Telle est la question que se posent les rédacteurs. Peu de temps auparavant le congrès américain avait rendu publique une étude envisageant toutes les conséquence d’un conflit nucléaire sur la population . En particulier les effets de l’explosion d'une bombe de une mégatonne sur une grande cité avaient été mis en chiffres. Les militants transposent les données au cas brestois.

Supposons donc qu"une nuit par temps clair, une attaque surprise préventive soit déclenchée sur les installations militaires de la rade. L’engin de une mégatonne provoque un cratère de 300 mètres de large pour 60 à 100 mètres de profondeur. Des dizaines de milliers de tonnes de débris fortement radioactifs sont ainsi arrachés du sol.
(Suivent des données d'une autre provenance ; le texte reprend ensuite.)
# daemon-219/ReID-GAN

Measured on AMD Instinct MI355X. Metric: train-step images/sec, 256×128 ReID batch, 1/2/4/8 MI355X, higher is better.
Workload: dtype f32; 1 GPU; FD-GAN G + D_id/D_pd fwd/bwd step (FDGANModel.optimize_parameters), batch 16 pairs = 32 crops of 256x128 + 18-ch pose map per GPU, stage 2, drop 0.2; crops_per_gpu=32, global_batch_crops=32, parallelism=dp1

## Files before the change

### reid-gan_amd/csrc/conv_halo.h

```cpp
#pragma once
#include "conv_finish.h"

namespace {

struct HaloP {
    ConvP c;
    int Cred;
    int HP, Wh, slab;
    int cblocks, cb_per_split;
    FastDiv d_hp, d_slab, d_wh, d_hw, d_w;
};

template <int BM, bool DGRAD, int NH>
__global__ __launch_bounds__(NT) __attribute__((amdgpu_waves_per_eu(BM == 128 ? 2 : 3))) void conv3x3_halo_kernel(const HaloP hp) {
    using T = Tile<BM, 128, 2, 2>;
    const ConvP& p = hp.c;
    __shared__ __attribute__((aligned(16))) float As[2][BK][T::LDA];
    __shared__ __attribute__((aligned(16))) float Hs[2][NH * NT];

    const int tid = threadIdx.x, lane = tid & 63, wid = tid >> 6;
    const int wm = wid >> 1, wn = wid & 1;
    const int l32 = lane & 31, kh = lane >> 5;
    const int tile = xcd_remap(blockIdx.x, gridDim.x);
    const int mt = tile % p.m_tiles, nt = tile / p.m_tiles;
    const int m0 = mt * BM, n0 = nt * 128;
    const int split = blockIdx.y;
    const int HW = p.H * p.W, HP = hp.HP, Wh = hp.Wh;
    const rsrc_t rw = make_rsrc(p.w, p.w_bytes), rx = make_rsrc(p.x, p.x_bytes);

    const int img0 = fdiv(n0, hp.d_hw);
    const int h0 = fdiv(n0 - img0 * HW, hp.d_w);

    int pos[T::TN];
#pragma unroll
    for (int j = 0; j < T::TN; ++j) {
        const int pl = wn * T::WTN + j * 32 + l32;
        const int il = fdiv(pl, hp.d_hw);
        const int rem = pl - il * HW;
        const int hl = fdiv(rem, hp.d_w);
        pos[j] = il * hp.slab + (hl + 1) * Wh + (rem - hl * p.W) + 1;
    }

    unsigned hoff[NH];
#pragma unroll
    for (int i = 0; i < NH; ++i) {
        const int f = tid + NT * i;
        const int ch = fdiv(f, hp.d_hp);
        const int ps = f - ch * HP;
        const int il = fdiv(ps, hp.d_slab);
        const int r2 = ps - il * hp.slab;
        const int hh = fdiv(r2, hp.d_wh);
        const int ww = r2 - hh * Wh - 1;
        const int img = img0 + il, h = h0 + hh - 1;
        const bool ok = ch < BK && img < p.N && (unsigned)h < (unsigned)p.H && (unsigned)ww < (unsigned)p.W;
        hoff[i] = ok ? (unsigned)((((int64_t)img * hp.Cred + ch) * p.H + h) * p.W + ww) * 4u : OOB;
    }
    const unsigned cbstride = (unsigned)(BK * HW) * 4u;

    constexpr int NA = BM / 64;
    unsigned aoff[NA];
    int arow[NA], akq[NA];
#pragma unroll
    for (int i = 0; i < NA; ++i) {
        const int v = tid + NT * i;
        if (!DGRAD) {
            arow[i] = v >> 2;
            akq[i] = (v & 3) * 4;
            aoff[i] = (m0 + arow[i] < p.M) ? (unsigned)(((int64_t)(m0 + arow[i]) * 9 * hp.Cred + akq[i]) * 4) : OOB;
        } else {
            arow[i] = v / (BM / 4);
            akq[i] = (v - arow[i] * (BM / 4)) * 4;
            aoff[i] = (m0 + akq[i] < p.M) ? (unsigned)(((int64_t)arow[i] * 9 * p.M + m0 + akq[i]) * 4) : OOB;
        }
    }
    float4 ra[NA];
    float hv[NH];
    floatx16 acc[T::TM][T::TN];
    zero_acc<T>(acc);

    auto load_a = [&](int cb, int t) {
        const unsigned kb4 = DGRAD ? (unsigned)(((int64_t)cb * BK * 9 + (8 - t)) * p.M) * 4u
                                   : (unsigned)(t * hp.Cred + cb * BK) * 4u;
#pragma unroll
        for (int i = 0; i < NA; ++i) ra[i] = bload4(rw, aoff[i] == OOB ? OOB : aoff[i] + kb4);
    };
    auto store_a = [&](int buf) {
#pragma unroll
        for (int i = 0; i < NA; ++i) {
            if (!DGRAD) {
                As[buf][akq[i] + 0][arow[i]] = ra[i].x;
                As[buf][akq[i] + 1][arow[i]] = ra[i].y;
                As[buf][akq[i] + 2][arow[i]] = ra[i].z;
                As[buf][akq[i] + 3][arow[i]] = ra[i].w;
            } else {
                *reinterpret_cast<float4*>(&As[buf][arow[i]][akq[i]]) = ra[i];
            }
        }
    };
    auto load_h = [&](int cb) {
        const unsigned o = (unsigned)cb * cbstride;
#pragma unroll
        for (int i = 0; i < NH; ++i) hv[i] = bload(rx, hoff[i] == OOB ? OOB : hoff[i] + o);
    };
    auto store_h = [&](int buf) {
#pragma unroll
        for (int i = 0; i < NH; ++i) Hs[buf][tid + NT * i] = hv[i];
    };

    const int cb_begin = split * hp.cb_per_split;
    int cb_end = cb_begin + hp.cb_per_split;
    if (cb_end > hp.cblocks) cb_end = hp.cblocks;
    if (cb_begin < cb_end) {
        load_h(cb_begin);
        load_a(cb_begin, 0);
        store_h(0);
        store_a(0);
    }
    __syncthreads();
    int ab = 0, hb = 0;
    for (int cb = cb_begin; cb < cb_end; ++cb) {
        const bool more_cb = cb + 1 < cb_end;
        for (int t = 0; t < 9; ++t) {
            const bool last = !more_cb && t == 8;
            if (t == 0 && more_cb) load_h(cb + 1);
            if (!last) load_a(t == 8 ? cb + 1 : cb, t == 8 ? 0 : t + 1);
            const int r = (t * 11) >> 5;
            const int toff = (r - 1) * Wh + (t - 3 * r - 1);
            const float* hsb = Hs[hb];
#if RG_MATH == 3
            mma_kstep<T::TM, T::TN>([&](int i, int q) { return As[ab][8 * kh + q][wm * T::WTM + i * 32 + l32]; },
                                    [&](int j, int q) { return hsb[(8 * kh + q) * HP + pos[j] + toff]; }, acc);
#else
#pragma unroll
            for (int ks = 0; ks < BK / 2; ++ks) {
                const int k = 2 * ks + kh;
                float a[T::TM], b[T::TN];
#pragma unroll
                for (int i = 0; i < T::TM; ++i) a[i] = As[ab][k][wm * T::WTM + i * 32 + l32];
#pragma unroll
                for (int j = 0; j < T::TN; ++j) b[j] = hsb[k * HP + pos[j] + toff];
#pragma unroll
                for (int i = 0; i < T::TM; ++i)
#pragma unroll
                    for (int j = 0; j < T::TN; ++j)
                        acc[i][j] = __builtin_amdgcn_mfma_f32_32x32x2f32(a[i], b[j], acc[i][j], 0, 0, 0);
            }
#endif
            if (!last) store_a(ab ^ 1);
            if (t == 8 && more_cb) store_h(hb ^ 1);
            __syncthreads();
            ab ^= 1;
        }
        hb ^= 1;
    }
    store_tile_nchw<T>(p, acc, m0, n0, wm, wn, lane, p.Ng, HW, hp.d_hw, split, nt * 2 + wn);
}
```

jusqu’à 5km du centre de l’explosion tout est rasé. immeubles et pavillons ne sont plus que gravats couvrant le sol. La totalité de la population vivant dans la zone des 3km est anéantie de même que plus de la moitié de celle vivant entre 3 et 5 kilomètres. 100 000 morts immédiats. Les quelques militaires présents dans les abris enterrés de l’arsenal ne règnent plus que sur un immense cimetière. Celles et ceux des habitants qui ont survécu au premier choc sont gravement blessés, pour la plupart brûlés et atteints par la radioactivité. L’incendie se déchaîne. Une boule de feu de 1km de rayon irradie sa chaleur, allumant des incendies jusqu’à une distance de 15km. Un gigantesque raz de marée ravage les côtes bretonnes.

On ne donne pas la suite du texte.